Some of my other frequently used kitchen gadgets:
Kitchen Aid Mixer / Air Fryer / Instant Pot / Dutch Oven / Rice Cooker / Ninja Kitchen System
Some of our favorite meals:
Asian: lettuce wraps, deconstructed sushi bowls, cashew chicken, beef and broccoli, bulgogi and rice, chicken low mein, orange chicken and fried rice, pad thai with peanut noodles, egg roll in a bowl
Mexican: fajitas, quesadillas, fish tacos, taco salad, crunch wraps, tortilla soup, enchiladas
Italian: spaghetti and meatballs, ravioli and sausage, baked ziti, lasagna, stuffed shells, pesto cavatappi, broccoli and chicken Alfredo, chicken Parmesan, zoodles with turkey meatballs, cavatappi with bolognese, gnocchi with salmon
Sandwiches: BLT's, patty melt, Reuben, Rachel, Italian sub, frontega chicken panini, caprese panini, meatball subs, french dip, pulled pork sliders, hot dogs, burgers, sausage and peppers, philly cheese steaks, grilled cheese, buffalo chicken sliders
Salads: strawberry poppy seed, chopped Asian, chef, Caesar, Greek, panzanella
Soups: zuppa toscano, pasta e fagioli, broccoli cheddar, french onion, minestrone, chicken noodle, creamy tomato, chicken and dumplings, white chicken chili, chili
Miscellaneous: Mississippi Pot Roast, Loaded baked potatoes with proteins, chicken cordon bleu, bbq chicken corn on the cob and potato salad, Grilled Salmon and roasted veggies, Pan seared scallops and Parmesan orzo
Stay tuned for a more recipe specific post that features some of these favorites from my kitchen!
A note on dietary needs: Last year I lost 40 pounds following Weight Watchers. I would often make minor substitutions for myself such as making zoodles, and serving everyone else spaghetti or making myself cauliflower rice while the family had long grain basmati! For me, it was about making sure I ate low point healthy foods for breakfast, lunch and snacks so I didn't need to be as mindful at dinner. But know that some of my choices I've listed may not be the healthiest meals you've ever seen! Making substitutions whether for weight loss, allergies or picky eatters becomes easier over time!

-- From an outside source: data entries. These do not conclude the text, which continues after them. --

template <bool W8>
__global__ void __launch_bounds__(512) __attribute__((amdgpu_waves_per_eu(2, 2))) wgrad5_x3_kernel(WgradArgs a) {
    constexpr int NT = 512;
    using G = XWG<W8>;
    constexpr int XW_XPB = G::XPB, XW_DPB = G::DPB, XW_XROW = G::XROW, XW_XPLANE = G::XPLANE;
    using XT = XTile<X3_IZ, X3_IY, X3_IX, NT>;
    static_assert(XT::PER == XWG<false>::XPER, "staging passes of the wide brick");
    extern __shared__ __attribute__((aligned(16))) unsigned char smem[];
    unsigned char* xt = smem;
    unsigned char* dyt = smem + 3 * XW_XPB;
    const int tid = threadIdx.x;
    const int lane = tid & 63, wave = __builtin_amdgcn_readfirstlane(tid >> 6);
    const int i = lane & 15, g = lane >> 4;
    const int split = blockIdx.x;
    const int chunk = blockIdx.y / a.ncob, cob = blockIdx.y - chunk * a.ncob;
    const int co0 = cob * 16;

    const int lane_x = W8 ? ((g & 1) * G::IX + (i >> 2)) * 32 + (g >> 1) * G::XHALF + (i & 3) * 8
                            : (((g & 1) * X3_IX + (g >> 1) * 8) + (i >> 2)) * 32 + (i & 3) * 8;
    const unsigned char* pb[3];
#pragma unroll
    for (int c = 0; c < 3; ++c) {
        const int q = 3 * wave + c, dz = q / 5, dx = q - dz * 5;
        pb[c] = xt + dz * XW_XPLANE + dx * 32 + lane_x;
    }
    const bool extra = wave < 5;
    const unsigned char* pe = xt + 4 * XW_XPLANE + (extra ? wave : 0) * XW_XROW + 4 * 32 + lane_x;
    const int lane_d = (((g & 1) * 16 + (g >> 1) * 8) + (i >> 2)) * 32 + (i & 3) * 8;
    const unsigned char* pa_lo = dyt + lane_d + (g & 1) * 128;
    const unsigned char* pa_hi = dyt + lane_d + (1 - (g & 1)) * 128;

    f32x4 acc[16];
#pragma unroll
    for (int t = 0; t < 16; ++t) acc[t] = f32x4{0.f, 0.f, 0.f, 0.f};

    float4 px[G::XPER], pd[2];
    auto brick_coords = [&](int brick, int& b, int& bz, int& by, int& bx) {
        bx = brick % a.nbx; brick /= a.nbx;
        by = brick % a.nby; brick /= a.nby;
        bz = brick % a.nbz; b = brick / a.nbz;
    };
    auto issue = [&](int brick) {
        int b, bz, by, bx;
        brick_coords(brick, b, bz, by, bx);
        if constexpr (W8) {
            const int stid = tid < 384 ? tid : tid - 128;
            const int iy = stid >> 5, col = stid & 31;
            const int c = chunk * 16 + (col & 3) * 4;
            const bool first = c < a.C0;
            const int cs = first ? a.C0 : a.C1;
            const float* src = (first ? a.x0 + c : a.x1 + (c - a.C0)) + (size_t)b * a.Di * a.Hi * a.Wi * cs;
            const int gz0 = bz * G::TZ - 2, gy = by * X3_TY - 2 + iy;
            const bool yok = (unsigned)gy < (unsigned)a.Hi;
            const int rs = a.Wi * cs, off0 = (gy * a.Wi + (col >> 2)) * cs;
#pragma unroll
            for (int k = 0; k < G::XPER; ++k) {
                const int gz = gz0 + k;
                const bool ok = yok && (unsigned)gz < (unsigned)a.Di;
                const float4 t = *reinterpret_cast<const float4*>(src + (ok ? off0 + gz * a.Hi * rs : 0));
                px[k] = ok ? t : make_float4(0.f, 0.f, 0.f, 0.f);
            }
        } else {
            XT::template issue_part<0, XT::PER>(px, a.x0, a.x1, a.C0, a.C1, chunk, b, bz * X3_TZ - 2, by * X3_TY - 2, bx * X3_TX - 2, a.Di, a.Hi, a.Wi, tid);
        }
#pragma unroll
        for (int k = 0; k < 2; ++k) {
            const int q = tid + k * NT;
            const int v = q >> 2, cq = q & 3;
            const int vx = v & 15, vy = (v >> 4) & 7, vz = v >> 7;
            const int oz = W8 ? bz * G::TZ + vz + 2 * (vx >> 3) : bz * X3_TZ + vz, oy = by * X3_TY + vy, ox = W8 ? (vx & 7) : bx * X3_TX + vx;
            const int c = co0 + cq * 4;
            const bool ok = oz < a.Do && oy < a.Ho && ox < a.Wo && c < a.Cout;
            const size_t ov = ok ? ((size_t)(b * a.Do + oz) * a.Ho + oy) * a.Wo + ox : 0;
            const float4 t = *reinterpret_cast<const float4*>(a.dy + ov * a.Cout + (ok ? c : 0));
            pd[k] = ok ? t : make_float4(0.f, 0.f, 0.f, 0.f);
        }
    };
    auto commit = [&](const bool neg) {
        if constexpr (W8) {
            const int stid = tid < 384 ? tid : tid - 128;
            unsigned char* base = xt + (stid >> 5) * XW_XROW + (((stid & 31) >> 2) + 2) * 32 + (stid & 3) * 8;
#pragma unroll
            for (int k = 0; k < G::XPER; ++k) {
                u32x2 h, m, l;
                x3_split4(px[k], h, m, l);
                unsigned char* dst = base + k * XW_XPLANE;
                *reinterpret_cast<u32x2*>(dst) = h;
                *reinterpret_cast<u32x2*>(dst + XW_XPB) = m;
                *reinterpret_cast<u32x2*>(dst + 2 * XW_XPB) = l;
            }
        } else {
        const int r0 = tid / XT::COLS, col = tid - r0 * XT::COLS;
        if (r0 < XT::RPI) {
            unsigned char* base = xt + (col >> 2) * 32 + (col & 3) * 8;
#pragma unroll
            for (int k = 0; k < XT::PER; ++k) {
                const int row = r0 + k * XT::RPI;
                u32x2 h, m, l;
                x3_split4(px[k], h, m, l);
                unsigned char* dst = base + row * XW_XROW;
                *reinterpret_cast<u32x2*>(dst) = h;
                *reinterpret_cast<u32x2*>(dst + XW_XPB) = m;
                *reinterpret_cast<u32x2*>(dst + 2 * XW_XPB) = l;
            }
        }
        }
#pragma unroll
        for (int k = 0; k < 2; ++k) {
            const int q = tid + k * NT;
            const int v = q >> 2, cq = q & 3;
            const int vx = v & 15, row = v >> 4;
            u32x2 h, m, l;
            const float4 dv = neg ? make_float4(-pd[k].x, -pd[k].y, -pd[k].z, -pd[k].w) : pd[k];
            x3_split4(dv, h, m, l);
            unsigned char* dst = dyt + (row * 16 + (vx ^ ((row & 1) << 2))) * 32 + cq * 8;
            *reinterpret_cast<u32x2*>(dst) = h;
            *reinterpret_cast<u32x2*>(dst + XW_DPB) = m;
            *reinterpret_cast<u32x2*>(dst + 2 * XW_DPB) = l;
        }
    };

    bool neg = false;
    if constexpr (W8) {
        for (int q = tid; q < 3 * G::IZ * X3_IY * 4 * 2; q += NT) {
            const int hf = q & 1, c = (q >> 1) & 3, row = (q >> 3) % (G::IZ * X3_IY), piece = q / (8 * G::IZ * X3_IY);
            *reinterpret_cast<u32x4*>(xt + piece * XW_XPB + row * XW_XROW + (c < 2 ? c : c + 8) * 32 + hf * 16) = u32x4{0u, 0u, 0u, 0u};
        }
    }
    if (split < a.nbrick) issue(split);
    for (int brick = split; brick < a.nbrick; brick += a.nsplit) {
        __syncthreads();
        commit(neg);
        __syncthreads();
        if (brick != split) {
#pragma unroll
            for (int t = 0; t < 16; ++t) acc[t] = -acc[t];
        }
        neg = !neg;
        auto plane = [&](const int zz) {
            if ((wave >> 2) ^ zz) __builtin_amdgcn_s_setprio(1); else __builtin_amdgcn_s_setprio(0);
            const int zx = zz * XW_XPLANE, zd = zz * (X3_TY * 16 * 32);
#pragma unroll
            for (int c = 0; c < 3; ++c) {
                const unsigned char* p = pb[c] + zx;
                bf16x8 F[5][3], A[3], An[3];
#pragma unroll
                for (int r = 0; r < 5; ++r) xw_frag(F[r], p + r * XW_XROW, p + r * XW_XROW + 128, XW_XPB);
                xw_frag(An, pa_lo + zd, pa_hi + zd, XW_DPB);
#pragma unroll
                for (int s = 0; s < 4; ++s) {
#pragma unroll
                    for (int q = 0; q < 3; ++q) A[q] = An[q];
                    if (s + 1 < 4) xw_frag(An, pa_lo + zd + (s + 1) * 1024, pa_hi + zd + (s + 1) * 1024, XW_DPB);
                    __builtin_amdgcn_sched_barrier(0);
                    xw_mfma6(acc[c * 5 + 0], A, F[(2 * s + 0) % 5]);
                    xw_mfma6(acc[c * 5 + 1], A, F[(2 * s + 1) % 5]);
                    __builtin_amdgcn_sched_barrier(0);
                    if (s + 1 < 4) {
                        xw_frag(F[(2 * s + 0) % 5], p + (2 * s + 5) * XW_XROW, p + (2 * s + 5) * XW_XROW + 128, XW_XPB);
                        xw_frag(F[(2 * s + 1) % 5], p + (2 * s + 6) * XW_XROW, p + (2 * s + 6) * XW_XROW + 128, XW_XPB);
                    }
                    __builtin_amdgcn_sched_barrier(0);
                    xw_mfma6(acc[c * 5 + 2], A, F[(2 * s + 2) % 5]);
                    xw_mfma6(acc[c * 5 + 3], A, F[(2 * s + 3) % 5]);
                    xw_mfma6(acc[c * 5 + 4], A, F[(2 * s + 4) % 5]);
                    __builtin_amdgcn_sched_barrier(0);
                }
            }
            if (extra) {
                const unsigned char* p = pe + zx;
                bf16x8 E[3], En[3], A[3], An[3];
                xw_frag(En, p, p + 128, XW_XPB);
                xw_frag(An, pa_lo + zd, pa_hi + zd, XW_DPB);
#pragma unroll
                for (int s = 0; s < 4; ++s) {
#pragma unroll
                    for (int q = 0; q < 3; ++q) { A[q] = An[q]; E[q] = En[q]; }
                    if (s + 1 < 4) {
                        xw_frag(An, pa_lo + zd + (s + 1) * 1024, pa_hi + zd + (s + 1) * 1024, XW_DPB);
                        xw_frag(En, p + (2 * s + 2) * XW_XROW, p + (2 * s + 2) * XW_XROW + 128, XW_XPB);
                    }
                    __builtin_amdgcn_sched_barrier(0);
                    xw_mfma6(acc[15], A, E);
                    __builtin_amdgcn_sched_barrier(0);
                }
            }
        };
        plane(0);
        __builtin_amdgcn_sched_barrier(0);
        issue(brick + a.nsplit < a.nbrick ? brick + a.nsplit : brick);
        __builtin_amdgcn_sched_barrier(0);
        plane(1);
    }
    __builtin_amdgcn_s_setprio(0);
    if (!neg) {
#pragma unroll
        for (int t = 0; t < 16; ++t) acc[t] = -acc[t];
    }
#pragma unroll
    for (int t = 0; t < 16; ++t) {
        int tap;
        if (t < 15) { const int q = 3 * wave + t / 5, dz = q / 5, dx = q - dz * 5; tap = (dz * 5 + t % 5) * 5 + dx; }
        else { if (!extra) continue; tap = (4 * 5 + wave) * 5 + 4; }
        float* dst = a.part + ((size_t)(split * 125 + tap) * a.CinP + chunk * 16 + i) * a.CoutP + co0 + g * 4;
        const f32x4 r = acc[t];
        *reinterpret_cast<float4*>(dst) = make_float4(r.x, r.y, r.z, r.w);
    }
}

A note on sides: I have a standby of sides we tend to rotate through based on what my family will eat. If I'm making a simple grilled chicken then I'll spend more time making a fancier side like Parmesan orzo or a medley of roasted veggies. Most days we keep it simple with broccoli, corn, zucchini and squash or sometimes just some cold veggies and ranch dip. Roasted potatoes, mashed potatoes, fries, rice or just dinner rolls will sometimes be added as well for my carb loving hubby.
A note on breakfast and lunch: These meals are usually kept simple.We all eat the same few things for both meals so I don't tend to plan ahead. I know what we will need for these meals and those are basics that are on our weekly shopping list. I can share another post about some of our regular rotations for these meals if that would be valuable to you!